[Stored data]
***
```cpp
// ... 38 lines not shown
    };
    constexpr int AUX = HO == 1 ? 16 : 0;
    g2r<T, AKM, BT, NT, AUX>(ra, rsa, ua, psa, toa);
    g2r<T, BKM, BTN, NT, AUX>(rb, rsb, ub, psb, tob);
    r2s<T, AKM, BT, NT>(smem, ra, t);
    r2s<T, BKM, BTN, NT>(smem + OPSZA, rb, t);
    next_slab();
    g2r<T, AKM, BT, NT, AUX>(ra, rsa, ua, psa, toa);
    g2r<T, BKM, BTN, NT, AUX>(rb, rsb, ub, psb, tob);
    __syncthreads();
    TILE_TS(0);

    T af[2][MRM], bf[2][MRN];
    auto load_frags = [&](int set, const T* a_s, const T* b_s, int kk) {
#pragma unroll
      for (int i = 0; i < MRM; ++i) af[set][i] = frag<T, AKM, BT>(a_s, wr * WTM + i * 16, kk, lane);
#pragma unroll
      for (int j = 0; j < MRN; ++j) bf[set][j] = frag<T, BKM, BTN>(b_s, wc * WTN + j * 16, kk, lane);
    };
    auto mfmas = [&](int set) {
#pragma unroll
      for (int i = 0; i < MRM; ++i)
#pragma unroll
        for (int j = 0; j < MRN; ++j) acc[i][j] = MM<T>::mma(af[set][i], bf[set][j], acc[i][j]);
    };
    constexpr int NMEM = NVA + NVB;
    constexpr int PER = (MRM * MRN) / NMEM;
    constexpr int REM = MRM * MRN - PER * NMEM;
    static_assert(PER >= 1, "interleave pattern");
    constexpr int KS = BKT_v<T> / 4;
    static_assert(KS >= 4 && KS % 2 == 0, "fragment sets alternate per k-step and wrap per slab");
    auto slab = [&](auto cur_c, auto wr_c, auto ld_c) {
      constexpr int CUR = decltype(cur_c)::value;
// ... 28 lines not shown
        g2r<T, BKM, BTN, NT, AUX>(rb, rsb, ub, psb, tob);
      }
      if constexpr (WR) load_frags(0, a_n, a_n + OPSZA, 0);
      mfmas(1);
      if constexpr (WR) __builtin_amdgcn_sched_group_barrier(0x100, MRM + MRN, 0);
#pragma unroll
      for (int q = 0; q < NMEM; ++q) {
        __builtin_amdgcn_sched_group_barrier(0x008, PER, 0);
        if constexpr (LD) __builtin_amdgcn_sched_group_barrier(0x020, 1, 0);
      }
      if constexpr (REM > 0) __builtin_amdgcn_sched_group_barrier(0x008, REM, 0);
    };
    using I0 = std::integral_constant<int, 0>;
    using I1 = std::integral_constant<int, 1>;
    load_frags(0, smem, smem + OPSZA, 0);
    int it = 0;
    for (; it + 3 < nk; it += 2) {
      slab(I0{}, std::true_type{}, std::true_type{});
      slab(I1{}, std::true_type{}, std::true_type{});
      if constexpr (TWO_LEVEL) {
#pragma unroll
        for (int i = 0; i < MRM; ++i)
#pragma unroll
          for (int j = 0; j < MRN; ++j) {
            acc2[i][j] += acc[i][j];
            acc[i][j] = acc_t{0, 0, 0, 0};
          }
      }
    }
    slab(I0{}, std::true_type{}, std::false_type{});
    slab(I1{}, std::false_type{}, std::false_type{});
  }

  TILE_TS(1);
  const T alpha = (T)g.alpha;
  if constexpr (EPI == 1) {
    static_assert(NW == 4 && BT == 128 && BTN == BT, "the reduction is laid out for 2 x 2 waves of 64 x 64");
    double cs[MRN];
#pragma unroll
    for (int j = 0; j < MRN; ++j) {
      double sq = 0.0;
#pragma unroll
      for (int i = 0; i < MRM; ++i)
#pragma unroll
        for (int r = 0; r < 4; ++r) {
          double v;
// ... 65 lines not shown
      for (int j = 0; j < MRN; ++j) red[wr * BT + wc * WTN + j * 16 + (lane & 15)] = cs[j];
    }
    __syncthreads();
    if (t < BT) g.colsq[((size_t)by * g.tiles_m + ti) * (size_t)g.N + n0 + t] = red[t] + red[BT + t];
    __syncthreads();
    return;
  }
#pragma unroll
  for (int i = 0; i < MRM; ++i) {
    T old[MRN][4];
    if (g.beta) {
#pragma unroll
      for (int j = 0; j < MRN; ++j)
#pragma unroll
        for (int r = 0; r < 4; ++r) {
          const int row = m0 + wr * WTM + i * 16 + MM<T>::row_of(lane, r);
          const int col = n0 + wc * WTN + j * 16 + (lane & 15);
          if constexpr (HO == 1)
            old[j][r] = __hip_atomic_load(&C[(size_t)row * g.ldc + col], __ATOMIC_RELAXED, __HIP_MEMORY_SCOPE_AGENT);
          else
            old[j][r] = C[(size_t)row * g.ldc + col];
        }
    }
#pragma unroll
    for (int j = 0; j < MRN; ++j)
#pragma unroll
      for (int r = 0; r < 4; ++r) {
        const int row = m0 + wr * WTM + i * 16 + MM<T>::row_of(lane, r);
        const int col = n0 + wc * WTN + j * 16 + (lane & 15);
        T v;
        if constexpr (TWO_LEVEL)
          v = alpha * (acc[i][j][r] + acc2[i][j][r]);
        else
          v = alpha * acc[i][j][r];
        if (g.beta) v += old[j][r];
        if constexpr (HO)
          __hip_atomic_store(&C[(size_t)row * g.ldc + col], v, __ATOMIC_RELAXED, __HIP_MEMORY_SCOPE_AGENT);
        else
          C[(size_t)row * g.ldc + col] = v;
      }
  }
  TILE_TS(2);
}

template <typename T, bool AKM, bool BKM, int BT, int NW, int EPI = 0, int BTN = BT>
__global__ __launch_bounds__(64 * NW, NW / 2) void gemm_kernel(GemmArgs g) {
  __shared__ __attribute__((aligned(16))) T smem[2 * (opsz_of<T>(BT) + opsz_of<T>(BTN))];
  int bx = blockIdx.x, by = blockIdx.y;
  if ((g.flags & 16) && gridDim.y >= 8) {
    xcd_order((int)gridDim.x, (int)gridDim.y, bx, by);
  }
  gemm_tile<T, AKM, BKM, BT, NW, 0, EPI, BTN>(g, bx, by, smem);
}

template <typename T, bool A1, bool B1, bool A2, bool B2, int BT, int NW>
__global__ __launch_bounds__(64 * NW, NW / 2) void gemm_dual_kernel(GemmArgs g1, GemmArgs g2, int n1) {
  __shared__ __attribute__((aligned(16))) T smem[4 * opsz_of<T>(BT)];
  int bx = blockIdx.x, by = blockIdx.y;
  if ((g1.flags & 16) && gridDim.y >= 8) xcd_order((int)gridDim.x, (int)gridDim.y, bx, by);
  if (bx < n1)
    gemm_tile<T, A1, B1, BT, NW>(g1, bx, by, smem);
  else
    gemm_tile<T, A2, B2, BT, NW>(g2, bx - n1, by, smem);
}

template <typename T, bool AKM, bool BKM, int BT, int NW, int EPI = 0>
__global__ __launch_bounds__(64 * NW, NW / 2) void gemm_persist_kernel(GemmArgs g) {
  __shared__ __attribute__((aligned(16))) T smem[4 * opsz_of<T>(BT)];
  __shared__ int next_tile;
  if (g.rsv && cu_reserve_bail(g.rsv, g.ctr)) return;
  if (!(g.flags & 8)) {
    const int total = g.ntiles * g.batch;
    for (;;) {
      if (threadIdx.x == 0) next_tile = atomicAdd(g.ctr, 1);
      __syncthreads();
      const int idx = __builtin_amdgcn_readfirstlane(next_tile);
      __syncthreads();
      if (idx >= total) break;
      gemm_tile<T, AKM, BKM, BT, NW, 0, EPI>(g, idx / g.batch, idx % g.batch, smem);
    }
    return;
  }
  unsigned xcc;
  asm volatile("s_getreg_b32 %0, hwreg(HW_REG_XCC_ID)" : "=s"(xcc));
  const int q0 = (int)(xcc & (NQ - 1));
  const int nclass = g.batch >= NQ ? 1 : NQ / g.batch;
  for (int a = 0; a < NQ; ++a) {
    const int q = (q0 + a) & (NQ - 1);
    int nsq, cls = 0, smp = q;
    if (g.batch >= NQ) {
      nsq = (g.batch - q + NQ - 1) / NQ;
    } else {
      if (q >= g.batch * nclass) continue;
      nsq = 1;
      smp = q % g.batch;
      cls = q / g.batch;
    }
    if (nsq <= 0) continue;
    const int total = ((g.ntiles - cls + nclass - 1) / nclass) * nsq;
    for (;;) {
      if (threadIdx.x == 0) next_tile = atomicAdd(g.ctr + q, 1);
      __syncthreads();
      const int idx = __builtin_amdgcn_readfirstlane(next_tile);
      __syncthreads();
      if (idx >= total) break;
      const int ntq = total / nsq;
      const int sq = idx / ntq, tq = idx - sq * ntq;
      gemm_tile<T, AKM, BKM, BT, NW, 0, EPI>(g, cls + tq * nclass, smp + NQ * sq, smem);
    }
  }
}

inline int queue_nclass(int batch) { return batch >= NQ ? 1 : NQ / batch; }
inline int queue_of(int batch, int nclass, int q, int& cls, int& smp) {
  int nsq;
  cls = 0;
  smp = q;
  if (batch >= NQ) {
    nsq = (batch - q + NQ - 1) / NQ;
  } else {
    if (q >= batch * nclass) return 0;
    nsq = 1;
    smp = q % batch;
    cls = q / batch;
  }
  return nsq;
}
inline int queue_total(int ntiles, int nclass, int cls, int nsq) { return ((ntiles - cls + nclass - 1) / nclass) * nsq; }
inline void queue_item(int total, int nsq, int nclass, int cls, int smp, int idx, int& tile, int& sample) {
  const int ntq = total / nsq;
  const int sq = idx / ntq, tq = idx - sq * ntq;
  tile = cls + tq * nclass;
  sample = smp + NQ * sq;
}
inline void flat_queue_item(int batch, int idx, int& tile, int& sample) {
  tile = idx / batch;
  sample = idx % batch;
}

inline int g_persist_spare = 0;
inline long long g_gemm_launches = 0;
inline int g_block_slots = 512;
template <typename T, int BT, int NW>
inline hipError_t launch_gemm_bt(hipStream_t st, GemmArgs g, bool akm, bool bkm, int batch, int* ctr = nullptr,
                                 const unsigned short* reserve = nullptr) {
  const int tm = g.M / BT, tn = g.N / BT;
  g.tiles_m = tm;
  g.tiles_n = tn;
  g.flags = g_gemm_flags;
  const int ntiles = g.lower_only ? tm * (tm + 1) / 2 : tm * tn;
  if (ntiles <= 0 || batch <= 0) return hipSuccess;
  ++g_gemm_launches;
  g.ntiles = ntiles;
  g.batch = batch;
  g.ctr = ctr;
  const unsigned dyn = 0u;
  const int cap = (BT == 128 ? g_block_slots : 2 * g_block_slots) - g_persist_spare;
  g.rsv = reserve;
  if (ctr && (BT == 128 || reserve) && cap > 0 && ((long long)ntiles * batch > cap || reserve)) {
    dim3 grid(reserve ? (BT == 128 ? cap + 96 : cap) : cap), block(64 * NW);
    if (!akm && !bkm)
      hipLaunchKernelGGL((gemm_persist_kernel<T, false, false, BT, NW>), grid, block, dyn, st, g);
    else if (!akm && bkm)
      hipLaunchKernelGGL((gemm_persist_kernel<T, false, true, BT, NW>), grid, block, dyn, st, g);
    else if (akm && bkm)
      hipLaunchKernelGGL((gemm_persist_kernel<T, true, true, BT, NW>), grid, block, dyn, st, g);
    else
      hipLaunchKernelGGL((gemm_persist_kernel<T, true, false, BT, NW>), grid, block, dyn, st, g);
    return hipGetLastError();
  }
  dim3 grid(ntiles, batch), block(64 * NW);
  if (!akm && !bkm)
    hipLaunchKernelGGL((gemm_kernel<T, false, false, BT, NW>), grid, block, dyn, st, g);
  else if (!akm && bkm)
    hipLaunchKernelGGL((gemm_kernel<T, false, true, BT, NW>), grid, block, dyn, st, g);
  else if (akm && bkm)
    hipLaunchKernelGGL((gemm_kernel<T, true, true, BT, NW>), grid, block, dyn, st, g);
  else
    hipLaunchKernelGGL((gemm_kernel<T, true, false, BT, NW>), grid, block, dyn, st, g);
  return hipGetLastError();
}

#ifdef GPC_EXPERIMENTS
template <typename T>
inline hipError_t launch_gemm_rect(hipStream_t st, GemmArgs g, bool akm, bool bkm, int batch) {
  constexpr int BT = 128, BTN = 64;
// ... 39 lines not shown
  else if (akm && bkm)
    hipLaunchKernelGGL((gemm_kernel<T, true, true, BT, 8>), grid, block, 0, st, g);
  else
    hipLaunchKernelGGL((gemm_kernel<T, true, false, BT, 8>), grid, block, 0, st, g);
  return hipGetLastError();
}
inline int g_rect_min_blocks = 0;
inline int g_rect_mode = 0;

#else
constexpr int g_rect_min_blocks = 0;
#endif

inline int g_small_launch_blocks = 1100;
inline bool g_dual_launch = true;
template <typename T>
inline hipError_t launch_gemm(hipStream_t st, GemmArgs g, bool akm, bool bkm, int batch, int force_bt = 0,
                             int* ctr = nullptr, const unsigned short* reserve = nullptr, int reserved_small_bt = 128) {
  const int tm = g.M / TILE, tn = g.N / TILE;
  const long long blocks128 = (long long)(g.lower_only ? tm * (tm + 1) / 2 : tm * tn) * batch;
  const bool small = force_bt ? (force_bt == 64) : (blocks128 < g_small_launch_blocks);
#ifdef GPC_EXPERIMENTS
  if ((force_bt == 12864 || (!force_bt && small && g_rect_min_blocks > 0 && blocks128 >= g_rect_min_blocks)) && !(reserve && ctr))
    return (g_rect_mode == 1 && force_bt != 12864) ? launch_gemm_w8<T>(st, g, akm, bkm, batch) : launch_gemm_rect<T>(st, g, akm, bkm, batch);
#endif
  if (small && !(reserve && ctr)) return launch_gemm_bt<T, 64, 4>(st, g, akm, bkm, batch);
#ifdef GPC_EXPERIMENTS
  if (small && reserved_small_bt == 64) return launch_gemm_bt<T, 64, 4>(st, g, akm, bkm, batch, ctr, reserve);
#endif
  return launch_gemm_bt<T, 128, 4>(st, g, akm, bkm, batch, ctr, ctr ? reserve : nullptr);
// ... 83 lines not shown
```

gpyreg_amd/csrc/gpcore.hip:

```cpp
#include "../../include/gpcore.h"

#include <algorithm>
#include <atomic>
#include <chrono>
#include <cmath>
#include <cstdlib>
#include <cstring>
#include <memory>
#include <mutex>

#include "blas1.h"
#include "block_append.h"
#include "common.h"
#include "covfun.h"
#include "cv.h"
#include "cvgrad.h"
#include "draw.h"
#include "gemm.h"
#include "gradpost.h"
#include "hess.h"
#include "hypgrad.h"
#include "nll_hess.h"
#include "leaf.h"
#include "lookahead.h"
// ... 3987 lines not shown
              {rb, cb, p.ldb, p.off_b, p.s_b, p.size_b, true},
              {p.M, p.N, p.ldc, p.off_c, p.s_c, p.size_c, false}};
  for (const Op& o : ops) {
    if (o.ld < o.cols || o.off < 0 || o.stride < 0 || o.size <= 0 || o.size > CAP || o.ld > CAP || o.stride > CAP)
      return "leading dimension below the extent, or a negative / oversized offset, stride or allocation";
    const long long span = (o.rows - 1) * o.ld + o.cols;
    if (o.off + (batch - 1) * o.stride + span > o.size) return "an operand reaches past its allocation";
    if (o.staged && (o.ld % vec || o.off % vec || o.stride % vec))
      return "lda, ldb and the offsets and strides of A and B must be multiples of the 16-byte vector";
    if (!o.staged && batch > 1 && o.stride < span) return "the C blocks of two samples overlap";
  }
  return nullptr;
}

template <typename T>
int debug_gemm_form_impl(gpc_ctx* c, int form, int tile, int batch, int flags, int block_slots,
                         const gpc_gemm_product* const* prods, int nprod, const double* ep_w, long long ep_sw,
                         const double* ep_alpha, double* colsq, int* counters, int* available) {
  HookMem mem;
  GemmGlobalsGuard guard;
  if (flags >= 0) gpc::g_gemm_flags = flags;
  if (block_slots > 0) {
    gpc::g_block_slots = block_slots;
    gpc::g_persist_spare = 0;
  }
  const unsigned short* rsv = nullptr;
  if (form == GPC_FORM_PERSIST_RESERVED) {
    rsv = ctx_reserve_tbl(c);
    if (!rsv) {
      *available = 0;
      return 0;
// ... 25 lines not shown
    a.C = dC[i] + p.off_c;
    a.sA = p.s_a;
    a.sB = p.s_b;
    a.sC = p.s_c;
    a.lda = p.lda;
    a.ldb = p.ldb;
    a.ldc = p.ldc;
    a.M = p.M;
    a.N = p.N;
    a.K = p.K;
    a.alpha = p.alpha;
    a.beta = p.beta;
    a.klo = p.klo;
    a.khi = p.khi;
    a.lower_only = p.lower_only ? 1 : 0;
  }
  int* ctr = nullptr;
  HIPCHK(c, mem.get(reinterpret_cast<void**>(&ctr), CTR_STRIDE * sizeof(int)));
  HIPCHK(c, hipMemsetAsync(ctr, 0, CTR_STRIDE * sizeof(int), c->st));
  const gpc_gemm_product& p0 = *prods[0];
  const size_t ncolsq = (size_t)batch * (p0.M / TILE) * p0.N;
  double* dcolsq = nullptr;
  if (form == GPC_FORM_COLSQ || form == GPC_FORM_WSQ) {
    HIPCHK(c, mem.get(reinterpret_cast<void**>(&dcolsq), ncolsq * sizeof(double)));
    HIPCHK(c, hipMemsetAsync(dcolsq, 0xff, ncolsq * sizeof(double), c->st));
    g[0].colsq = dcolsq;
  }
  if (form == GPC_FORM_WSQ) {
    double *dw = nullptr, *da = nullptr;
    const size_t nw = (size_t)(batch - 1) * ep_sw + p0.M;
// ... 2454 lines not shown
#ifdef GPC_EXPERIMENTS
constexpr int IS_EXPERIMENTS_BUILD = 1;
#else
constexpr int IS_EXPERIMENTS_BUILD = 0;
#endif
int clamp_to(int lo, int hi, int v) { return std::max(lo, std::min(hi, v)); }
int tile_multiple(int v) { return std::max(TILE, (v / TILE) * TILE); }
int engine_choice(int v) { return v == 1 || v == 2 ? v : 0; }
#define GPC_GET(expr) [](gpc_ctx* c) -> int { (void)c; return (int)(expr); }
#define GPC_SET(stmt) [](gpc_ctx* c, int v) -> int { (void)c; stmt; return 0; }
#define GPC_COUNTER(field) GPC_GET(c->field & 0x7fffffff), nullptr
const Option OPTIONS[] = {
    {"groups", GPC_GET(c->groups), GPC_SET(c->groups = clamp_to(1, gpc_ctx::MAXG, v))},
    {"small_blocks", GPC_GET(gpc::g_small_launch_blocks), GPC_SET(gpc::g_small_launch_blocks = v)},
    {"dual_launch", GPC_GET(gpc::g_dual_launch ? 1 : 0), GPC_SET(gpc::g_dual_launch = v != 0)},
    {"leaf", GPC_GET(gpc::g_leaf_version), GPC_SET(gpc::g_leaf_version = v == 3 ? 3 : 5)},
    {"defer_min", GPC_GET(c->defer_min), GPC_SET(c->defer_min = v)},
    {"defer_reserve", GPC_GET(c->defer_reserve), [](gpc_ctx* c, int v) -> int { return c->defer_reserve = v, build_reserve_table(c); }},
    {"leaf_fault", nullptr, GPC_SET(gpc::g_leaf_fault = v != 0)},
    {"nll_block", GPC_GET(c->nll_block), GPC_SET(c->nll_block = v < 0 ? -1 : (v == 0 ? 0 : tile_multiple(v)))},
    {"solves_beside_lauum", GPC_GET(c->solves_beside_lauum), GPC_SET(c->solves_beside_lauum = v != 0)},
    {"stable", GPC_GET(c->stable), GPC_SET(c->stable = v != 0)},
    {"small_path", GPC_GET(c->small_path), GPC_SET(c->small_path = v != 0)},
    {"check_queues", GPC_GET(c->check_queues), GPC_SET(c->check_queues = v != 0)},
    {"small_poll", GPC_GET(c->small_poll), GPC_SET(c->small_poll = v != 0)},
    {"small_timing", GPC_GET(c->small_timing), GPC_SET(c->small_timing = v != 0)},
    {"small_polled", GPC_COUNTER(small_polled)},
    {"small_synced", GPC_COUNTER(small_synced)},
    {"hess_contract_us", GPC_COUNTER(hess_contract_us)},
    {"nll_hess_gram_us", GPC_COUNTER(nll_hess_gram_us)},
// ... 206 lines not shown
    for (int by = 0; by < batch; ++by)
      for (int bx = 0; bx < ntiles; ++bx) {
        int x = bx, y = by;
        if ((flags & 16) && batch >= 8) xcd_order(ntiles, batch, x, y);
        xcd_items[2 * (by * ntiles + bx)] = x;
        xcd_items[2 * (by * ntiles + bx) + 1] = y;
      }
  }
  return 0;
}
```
***
For every line in the data above that holds "ncolsq", return the line itself.

  const size_t ncolsq = (size_t)batch * (p0.M / TILE) * p0.N;
    HIPCHK(c, mem.get(reinterpret_cast<void**>(&dcolsq), ncolsq * sizeof(double)));
    HIPCHK(c, hipMemsetAsync(dcolsq, 0xff, ncolsq * sizeof(double), c->st));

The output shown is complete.